- [EXERCISE GOAL] Every line with the string "FILE" should be copied from the data.

- [Stored data]
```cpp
template <int KB>
__device__ __forceinline__ void attn_bwd_dkv_body(const AttnP& p, bf16* sm, const int bx, const int bh, const int bz, const int nbh) {
  float (*sstat)[2][64] = (float (*)[2][64])(sm + 4 * TILE_ELEMS);
  const int tid = threadIdx.x, lane = tid & 63, wave = __builtin_amdgcn_readfirstlane(tid >> 6), l16 = lane & 15, g = lane >> 4;
  const int b = bh / p.H, h = bh - b * p.H;
  const int key0 = bx * (64 * KB) + wave * (16 * KB) + l16;
  const bf16* Qb = p.Q + (long)b * p.Nq * p.ldq + h * HD;
  const bf16* dOb = p.dO + (long)b * p.Nq * p.lddo + h * HD;
  const bf16* Kb = p.K + (long)b * p.Nk * p.ldk + h * HD;
  const bf16* Vb = p.V + (long)b * p.Nk * p.ldv + h * HD;
  bool kok[KB];
  bf16x8 kf[KB][2], vf[KB][2];
#pragma unroll
  for (int kb = 0; kb < KB; ++kb) {
    const int key = key0 + kb * 16;
    kok[kb] = key < p.Nk;
#pragma unroll
    for (int ks = 0; ks < 2; ++ks) {
      kf[kb][ks] = kok[kb] ? scale8(*(const bf16x8*)(Kb + (long)key * p.ldk + ks * 32 + g * 8), SCALE * LOG2E) : z8();
      vf[kb][ks] = kok[kb] ? *(const bf16x8*)(Vb + (long)key * p.ldv + ks * 32 + g * 8) : z8();
    }
  }
  f32x4 dk[KB][4], dv[KB][4];
#pragma unroll
  for (int kb = 0; kb < KB; ++kb)
#pragma unroll
    for (int i = 0; i < 4; ++i) { dk[kb][i] = (f32x4){0.f, 0.f, 0.f, 0.f}; dv[kb][i] = (f32x4){0.f, 0.f, 0.f, 0.f}; }

  const int ntiles_all = (p.Nq + 63) / 64;
  const int per = (ntiles_all + p.qsplit - 1) / p.qsplit;
  const int t_begin = bz * per;
  const int ntiles = min(ntiles_all, t_begin + per);
  auto load_stats = [&](int t, int bufi) {
    if (wave < 2) {
      const int q = t * 64 + lane;
      const float* src = (wave == 0 ? p.LSE : p.Delta) + (long)bh * p.Nq + q;
      lds_dma4_global(q < p.Nq ? (const void*)src : (const void*)g_attn_zero16, lds_addr_of(&sstat[bufi][wave][0]));
    }
  };
  const TileSrc qsrc = tile_src(Qb, p.ldq, wave, lane), dsrc = tile_src(dOb, p.lddo, wave, lane);
  tile_dma(qsrc, t_begin, p.Nq, sm, wave);
  tile_dma(dsrc, t_begin, p.Nq, sm + TILE_ELEMS, wave);
  load_stats(t_begin, 0);
#pragma unroll
  for (int kb = 0; kb < KB; ++kb) { landed(kf[kb][0]); landed(kf[kb][1]); landed(vf[kb][0]); landed(vf[kb][1]); }
  int buf = 0;
  auto tile = [&](int t, auto MASKC) {
    constexpr bool MASK = decltype(MASKC)::value;
    const bool more = t + 1 < ntiles;
    asm volatile("s_waitcnt vmcnt(0)" ::: "memory");
    __syncthreads();
    if (more) {
      tile_dma(qsrc, t + 1, p.Nq, sm + ((buf ^ 1) * 2) * TILE_ELEMS, wave);
      tile_dma(dsrc, t + 1, p.Nq, sm + ((buf ^ 1) * 2 + 1) * TILE_ELEMS, wave);
      load_stats(t + 1, buf ^ 1);
    }
    const bf16* Qt = sm + (buf * 2) * TILE_ELEMS;
    const bf16* Dt = Qt + TILE_ELEMS;
    bf16x8 qa[4][2], da[4][2];
#pragma unroll
    for (int qb = 0; qb < 4; ++qb) {
      qa[qb][0] = ld_frag(Qt, qb * 16 + l16, g * 8); qa[qb][1] = ld_frag(Qt, qb * 16 + l16, 32 + g * 8);
      da[qb][0] = ld_frag(Dt, qb * 16 + l16, g * 8); da[qb][1] = ld_frag(Dt, qb * 16 + l16, 32 + g * 8);
    }
    f32x4 s[KB][4], dp[KB][4];
    f32x4 ndl4[4], nl4[4];
#pragma unroll
    for (int qb = 0; qb < 4; ++qb) {
      const f32x4 dl = *(const f32x4*)&sstat[buf][1][qb * 16 + g * 4];
      const f32x4 l2 = *(const f32x4*)&sstat[buf][0][qb * 16 + g * 4];
      ndl4[qb] = (f32x4){-dl[0], -dl[1], -dl[2], -dl[3]};
      nl4[qb] = l2 * (-LOG2E);
    }
#pragma unroll
    for (int qb = 0; qb < 4; ++qb)
#pragma unroll
      for (int kb = 0; kb < KB; ++kb) {
        f32x4 a = nl4[qb];
        a = __builtin_amdgcn_mfma_f32_16x16x32_bf16(qa[qb][0], kf[kb][0], a, 0, 0, 0);
        a = __builtin_amdgcn_mfma_f32_16x16x32_bf16(qa[qb][1], kf[kb][1], a, 0, 0, 0);
        s[kb][qb] = a;
        f32x4 d = ndl4[qb];
        d = __builtin_amdgcn_mfma_f32_16x16x32_bf16(da[qb][0], vf[kb][0], d, 0, 0, 0);
        d = __builtin_amdgcn_mfma_f32_16x16x32_bf16(da[qb][1], vf[kb][1], d, 0, 0, 0);
        dp[kb][qb] = d;
      }
    bf16x8 dot[2][2], qt[2][2];
#pragma unroll
    for (int db = 0; db < 2; ++db)
#pragma unroll
      for (int t2 = 0; t2 < 2; ++t2) { dot[db][t2] = tr_frag(Dt, t2, db * 16, l16, g); qt[db][t2] = tr_frag(Qt, t2, db * 16, l16, g); }
    __builtin_amdgcn_sched_barrier(0);
    bf16x8 pf[KB][2], dsf[KB][2];
#pragma unroll
    for (int kb = 0; kb < KB; ++kb) {
      f32x4 pr[4];
#pragma unroll
      for (int qb = 0; qb < 4; ++qb) {
#pragma unroll
        for (int hh = 0; hh < 2; ++hh) {
          const f32x2 sv = (f32x2){s[kb][qb][2 * hh], s[kb][qb][2 * hh + 1]};
          f32x2 e = (f32x2){__builtin_amdgcn_exp2f(sv[0]), __builtin_amdgcn_exp2f(sv[1])};
          if (MASK) {
            if (t * 64 + qb * 16 + g * 4 + 2 * hh >= p.Nq) e[0] = 0.f;
            if (t * 64 + qb * 16 + g * 4 + 2 * hh + 1 >= p.Nq) e[1] = 0.f;
          }
          const f32x2 dpv = (f32x2){dp[kb][qb][2 * hh], dp[kb][qb][2 * hh + 1]};
          const f32x2 dsv = e * dpv;
          pr[qb][2 * hh] = e[0]; pr[qb][2 * hh + 1] = e[1];
          s[kb][qb][2 * hh] = dsv[0]; s[kb][qb][2 * hh + 1] = dsv[1];
        }
      }
      pf[kb][0] = pack8(pr[0], pr[1]);
      pf[kb][1] = pack8(pr[2], pr[3]);
      dsf[kb][0] = pack8(s[kb][0], s[kb][1]);
      dsf[kb][1] = pack8(s[kb][2], s[kb][3]);
    }
    __builtin_amdgcn_sched_barrier(0);
    bf16x8 dot2[2][2], qt2[2][2];
#pragma unroll
    for (int db = 0; db < 2; ++db)
#pragma unroll
      for (int t2 = 0; t2 < 2; ++t2) { dot2[db][t2] = tr_frag(Dt, t2, (db + 2) * 16, l16, g); qt2[db][t2] = tr_frag(Qt, t2, (db + 2) * 16, l16, g); }
#pragma unroll
    for (int db = 0; db < 2; ++db)
#pragma unroll
      for (int t2 = 0; t2 < 2; ++t2)
#pragma unroll
        for (int kb = 0; kb < KB; ++kb) {
          dv[kb][db] = __builtin_amdgcn_mfma_f32_16x16x32_bf16(dot[db][t2], pf[kb][t2], dv[kb][db], 0, 0, 0);
          dk[kb][db] = __builtin_amdgcn_mfma_f32_16x16x32_bf16(qt[db][t2], dsf[kb][t2], dk[kb][db], 0, 0, 0);
        }
    __builtin_amdgcn_sched_barrier(0);
#pragma unroll
    for (int db = 0; db < 2; ++db)
#pragma unroll
      for (int t2 = 0; t2 < 2; ++t2)
#pragma unroll
        for (int kb = 0; kb < KB; ++kb) {
          dv[kb][db + 2] = __builtin_amdgcn_mfma_f32_16x16x32_bf16(dot2[db][t2], pf[kb][t2], dv[kb][db + 2], 0, 0, 0);
          dk[kb][db + 2] = __builtin_amdgcn_mfma_f32_16x16x32_bf16(qt2[db][t2], dsf[kb][t2], dk[kb][db + 2], 0, 0, 0);
        }
    buf ^= 1;
  };
  {
    const int nfull_q = p.Nq / 64;
    for (int t = t_begin; t < ntiles; ++t) {
      if (t < nfull_q) tile(t, std::false_type{});
      else tile(t, std::true_type{});
    }
  }
#pragma unroll
  for (int kb = 0; kb < KB; ++kb) {
    const int key = key0 + kb * 16;
    if (p.qsplit > 1) {
      const int kvt = (p.Nk + 63) / 64;
      float* base = p.part + ((((long)bz * nbh + bh) * kvt * 64 + key) * 2) * 64;
#pragma unroll
      for (int db = 0; db < 4; ++db) {
        *(f32x4*)(base + db * 16 + g * 4) = dk[kb][db] * SCALE;
        *(f32x4*)(base + 64 + db * 16 + g * 4) = dv[kb][db];
      }
    } else if (kok[kb]) {
      bf16* kr = p.dK + ((long)b * p.Nk + key) * p.lddk + h * HD;
      bf16* vr = p.dV + ((long)b * p.Nk + key) * p.lddv + h * HD;
#pragma unroll
      for (int db = 0; db < 4; ++db) {
        bf16x4 a, c2;
#pragma unroll
        for (int r = 0; r < 4; ++r) { a[r] = (bf16)(dk[kb][db][r] * SCALE); c2[r] = (bf16)dv[kb][db][r]; }
        *(bf16x4*)(kr + db * 16 + g * 4) = a;
        *(bf16x4*)(vr + db * 16 + g * 4) = c2;
      }
    }
  }
}

template <int KB>
__global__ __launch_bounds__(256, 2) void attn_bwd_dkv_kernel(const AttnP p) {
  set_wave_prio(p.prio);
  __shared__ __attribute__((aligned(16))) bf16 sm[4 * TILE_ELEMS + 512];
  attn_bwd_dkv_body<KB>(p, sm, blockIdx.x, blockIdx.y, blockIdx.z, gridDim.y);
}

__global__ __launch_bounds__(256) void attn_delta_kernel(const AttnP p) {
  const long i = (long)blockIdx.x * 32 + (threadIdx.x >> 3);
  const int c = threadIdx.x & 7;
  const long total = (long)p.B * p.Nq * p.H;
  float s = 0.f;
  long bh = 0; int q = 0;
  if (i < total) {
    const int h = (int)(i % p.H);
    const long bq = i / p.H;
    q = (int)(bq % p.Nq);
    const int b = (int)(bq / p.Nq);
    bh = (long)b * p.H + h;
    const bf16x8 d = *(const bf16x8*)(p.dO + bq * p.lddo + h * HD + c * 8);
    const bf16x8 o = *(const bf16x8*)(p.O + bq * p.ldo + h * HD + c * 8);
#pragma unroll
    for (int e = 0; e < 8; ++e) s += (float)d[e] * (float)o[e];
  }
  s += __shfl_xor(s, 1, 64);
  s += __shfl_xor(s, 2, 64);
  s += __shfl_xor(s, 4, 64);
  if (i < total && c == 0) p.Delta[bh * p.Nq + q] = s;
}

template <int KB>
__global__ __launch_bounds__(256, 2) void attn_bwd_fused_kernel(const AttnP p, const int ndkv, const int nkb, const int nqb) {
  set_wave_prio(p.prio);
  __shared__ __attribute__((aligned(16))) bf16 sm[4 * TILE_ELEMS + 512];
  const int id = blockIdx.x;
  int blk, bh;
  if (id < ndkv) {
    attn_xcd_map(p, id, nkb, blk, bh);
    attn_bwd_dkv_body<KB>(p, sm, blk, bh, 0, p.B * p.H);
  } else {
    attn_xcd_map(p, id - ndkv, nqb, blk, bh);
    attn_bwd_dq_body<false>(p, sm, blk, bh);
  }
}

__global__ void attn_dkv_reduce_kernel(const AttnP p) {
  const int kvt = (p.Nk + 63) / 64;
  const long i = (long)blockIdx.x * blockDim.x + threadIdx.x;
  const long total = (long)p.B * p.H * p.Nk * 32;
  if (i >= total) return;
  const int v4 = (int)(i & 15), which = (int)((i >> 4) & 1);
  const long rk = i >> 5;
  const int key = (int)(rk % p.Nk);
  const long bh = rk / p.Nk;
  const int b = (int)(bh / p.H), h = (int)(bh - (long)b * p.H);
  f32x4 a = (f32x4){0.f, 0.f, 0.f, 0.f};
  for (int z = 0; z < p.qsplit; ++z) {
    const float* src = p.part + ((((long)z * p.B * p.H + bh) * kvt * 64 + key) * 2 + which) * 64 + v4 * 4;
    f32x4 v = *(const f32x4*)src;
    a[0] += v[0]; a[1] += v[1]; a[2] += v[2]; a[3] += v[3];
  }
  bf16x4 o;
  o[0] = (bf16)a[0]; o[1] = (bf16)a[1]; o[2] = (bf16)a[2]; o[3] = (bf16)a[3];
  bf16* dst = which == 0 ? p.dK + ((long)b * p.Nk + key) * p.lddk + h * HD : p.dV + ((long)b * p.Nk + key) * p.lddv + h * HD;
  *(bf16x4*)(dst + v4 * 4) = o;
}

size_t attn_part_floats(int B, int H, int Nk, int qsplit) {
  return qsplit > 1 ? (size_t)qsplit * B * H * ((Nk + 63) / 64) * 64 * 2 * 64 : 0;
}
int attn_pick_qsplit(int B, int H, int Nq, int Nk) {
  long blocks = (long)((Nk + 63) / 64) * B * H;
  int qt = (Nq + 63) / 64;
  int s = (int)((KNOB(36) > 0 ? KNOB(36) : 160) / blocks);
  if (s < 1) s = 1;
  if (s > qt / 2) s = qt / 2 > 0 ? qt / 2 : 1;
  if (s > 16) s = 16;
  return s;
}

static int check_attn(const AttnP& p) {
  ARG_CHECK(p.B > 0 && p.H > 0 && p.Nq > 0 && p.Nk > 0, "attention: empty problem");
  ARG_CHECK(p.ldq % 8 == 0 && p.ldk % 8 == 0 && p.ldv % 8 == 0 && p.ldo % 4 == 0,
            "attention: row strides must be multiples of 8 elements");
  return 0;
}

int launch_attn_fwd(const AttnP& p, hipStream_t st) {
  if (int e = check_attn(p)) return e;
#ifdef SDXL_DIAG
  if (KNOB(33) == 2 && attn_fwd_pl_applicable(p)) return launch_attn_fwd_pl(p, st);
#endif
  return launch_attn_fwd_tiled(p, st);
}
int launch_attn_fwd_tiled(const AttnP& p, hipStream_t st) {
  if (int e = check_attn(p)) return e;
  if (FILE* f = launch_log()) { fprintf(f, "A,0,%d,%d,%d,%d\n", p.B, p.H, p.Nq, p.Nk); fflush(f); }
  AttnP q = p;
  q.xcd = (p.B * p.H) % 8 == 0 && KNOB(32) != 1;
  hipLaunchKernelGGL(attn_fwd_kernel, dim3(cdiv(p.Nq, 128) * p.B * p.H), dim3(256), 0, st, q);
  HIP_CHECK_RET(hipGetLastError());
  return 0;
}

static int check_attn_bwd(const AttnP& p) {
  if (int e = check_attn(p)) return e;
  ARG_CHECK(p.O && p.dO && p.dQ && p.dK && p.dV && p.LSE && p.Delta, "attention bwd: missing buffers");
  ARG_CHECK(!p.accumulate, "attention bwd: accumulate not implemented");
  return 0;
}
int launch_attn_bwd_dq(const AttnP& p, hipStream_t st) {
  if (int e = check_attn_bwd(p)) return e;
  if (FILE* f = launch_log()) { fprintf(f, "A,1,%d,%d,%d,%d\n", p.B, p.H, p.Nq, p.Nk); fflush(f); }
  AttnP q = p;
  q.xcd = (p.B * p.H) % 8 == 0 && KNOB(32) != 1;
  hipLaunchKernelGGL(attn_bwd_dq_kernel, dim3(cdiv(p.Nq, 128) * p.B * p.H), dim3(256), 0, st, q);
  HIP_CHECK_RET(hipGetLastError());
  return 0;
}
int launch_attn_bwd_dkv(const AttnP& p, hipStream_t st) {
  if (int e = check_attn_bwd(p)) return e;
  if (FILE* f = launch_log()) { fprintf(f, "A,2,%d,%d,%d,%d\n", p.B, p.H, p.Nq, p.Nk); fflush(f); }
  AttnP q = p;
  if (q.qsplit < 1 || !q.part) q.qsplit = 1;
  if (q.qsplit == 1 && (long)cdiv(p.Nk, 128) * p.B * p.H >= 1024)
    hipLaunchKernelGGL(attn_bwd_dkv_kernel<2>, dim3(cdiv(p.Nk, 128), p.B * p.H, 1), dim3(256), 0, st, q);
  else
    hipLaunchKernelGGL(attn_bwd_dkv_kernel<1>, dim3(cdiv(p.Nk, 64), p.B * p.H, q.qsplit), dim3(256), 0, st, q);
  if (q.qsplit > 1) {
    long total = (long)p.B * p.H * p.Nk * 32;
    hipLaunchKernelGGL(attn_dkv_reduce_kernel, dim3(cdiv(total, 256)), dim3(256), 0, st, q);
  }
  HIP_CHECK_RET(hipGetLastError());
  return 0;
}
int launch_attn_bwd_fused(const AttnP& p, hipStream_t st) {
  if (int e = check_attn_bwd(p)) return e;
  ARG_CHECK(p.lddo % 8 == 0 && p.ldo % 8 == 0, "attention bwd (fused): dO / O row strides must be multiples of 8 elements");
  if (FILE* f = launch_log()) { fprintf(f, "A,1,%d,%d,%d,%d\nA,2,%d,%d,%d,%d\n", p.B, p.H, p.Nq, p.Nk, p.B, p.H, p.Nq, p.Nk); fflush(f); }
  AttnP q = p;
  q.qsplit = 1;
  q.xcd = (p.B * p.H) % 8 == 0 && KNOB(32) != 1;
  const long total = (long)p.B * p.Nq * p.H;
  if (!p.delta_ready) hipLaunchKernelGGL(attn_delta_kernel, dim3(cdiv(total, 32)), dim3(256), 0, st, q);
  if (KNOB(35) != 1 && ((p.Nq >= 2048 && p.Nk >= 2048) || KNOB(35) == 2) && attn_bwd_pl_applicable(q)) return launch_attn_bwd_pl(q, st);
  const int nkb = cdiv(p.Nk, 128), nqb = cdiv(p.Nq, 128), nbh = p.B * p.H;
  hipLaunchKernelGGL(attn_bwd_fused_kernel<2>, dim3(nkb * nbh + nqb * nbh), dim3(256), 0, st, q, nkb * nbh, nkb, nqb);
  HIP_CHECK_RET(hipGetLastError());
  return 0;
}
int launch_attn_bwd(const AttnP& p, hipStream_t st) {
  const bool fused = (KNOB(20) != 1 || p.delta_ready) && (p.qsplit <= 1 || !p.part) && p.Nk >= 256 && p.lddo % 8 == 0 && p.ldo % 8 == 0;
  if (fused) return launch_attn_bwd_fused(p, st);
  if (int e = launch_attn_bwd_dq(p, st)) return e;
  return launch_attn_bwd_dkv(p, st);
}
```

### sdxl-training-improvements_amd/csrc/kernels.h

```cpp
#pragma once
#include "common.h"

#define SDXL_NKNOBS 40
#ifdef SDXL_DIAG
extern int g_knobs[SDXL_NKNOBS];
#define KNOB(i) (g_knobs[(i)])
constexpr bool SDXL_DIAG_BUILD = true;
constexpr bool SDXL_UP2_3 = true;
constexpr bool SDXL_LN_EPILOGUE = true;
#else
#define KNOB(i) 0
constexpr bool SDXL_DIAG_BUILD = false;
constexpr bool SDXL_UP2_3 = false;
constexpr bool SDXL_LN_EPILOGUE = false;
#endif
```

- [TASK RESPONSE]
  if (FILE* f = launch_log()) { fprintf(f, "A,0,%d,%d,%d,%d\n", p.B, p.H, p.Nq, p.Nk); fflush(f); }
  if (FILE* f = launch_log()) { fprintf(f, "A,1,%d,%d,%d,%d\n", p.B, p.H, p.Nq, p.Nk); fflush(f); }
  if (FILE* f = launch_log()) { fprintf(f, "A,2,%d,%d,%d,%d\n", p.B, p.H, p.Nq, p.Nk); fflush(f); }
  if (FILE* f = launch_log()) { fprintf(f, "A,1,%d,%d,%d,%d\nA,2,%d,%d,%d,%d\n", p.B, p.H, p.Nq, p.Nk, p.B, p.H, p.Nq, p.Nk); fflush(f); }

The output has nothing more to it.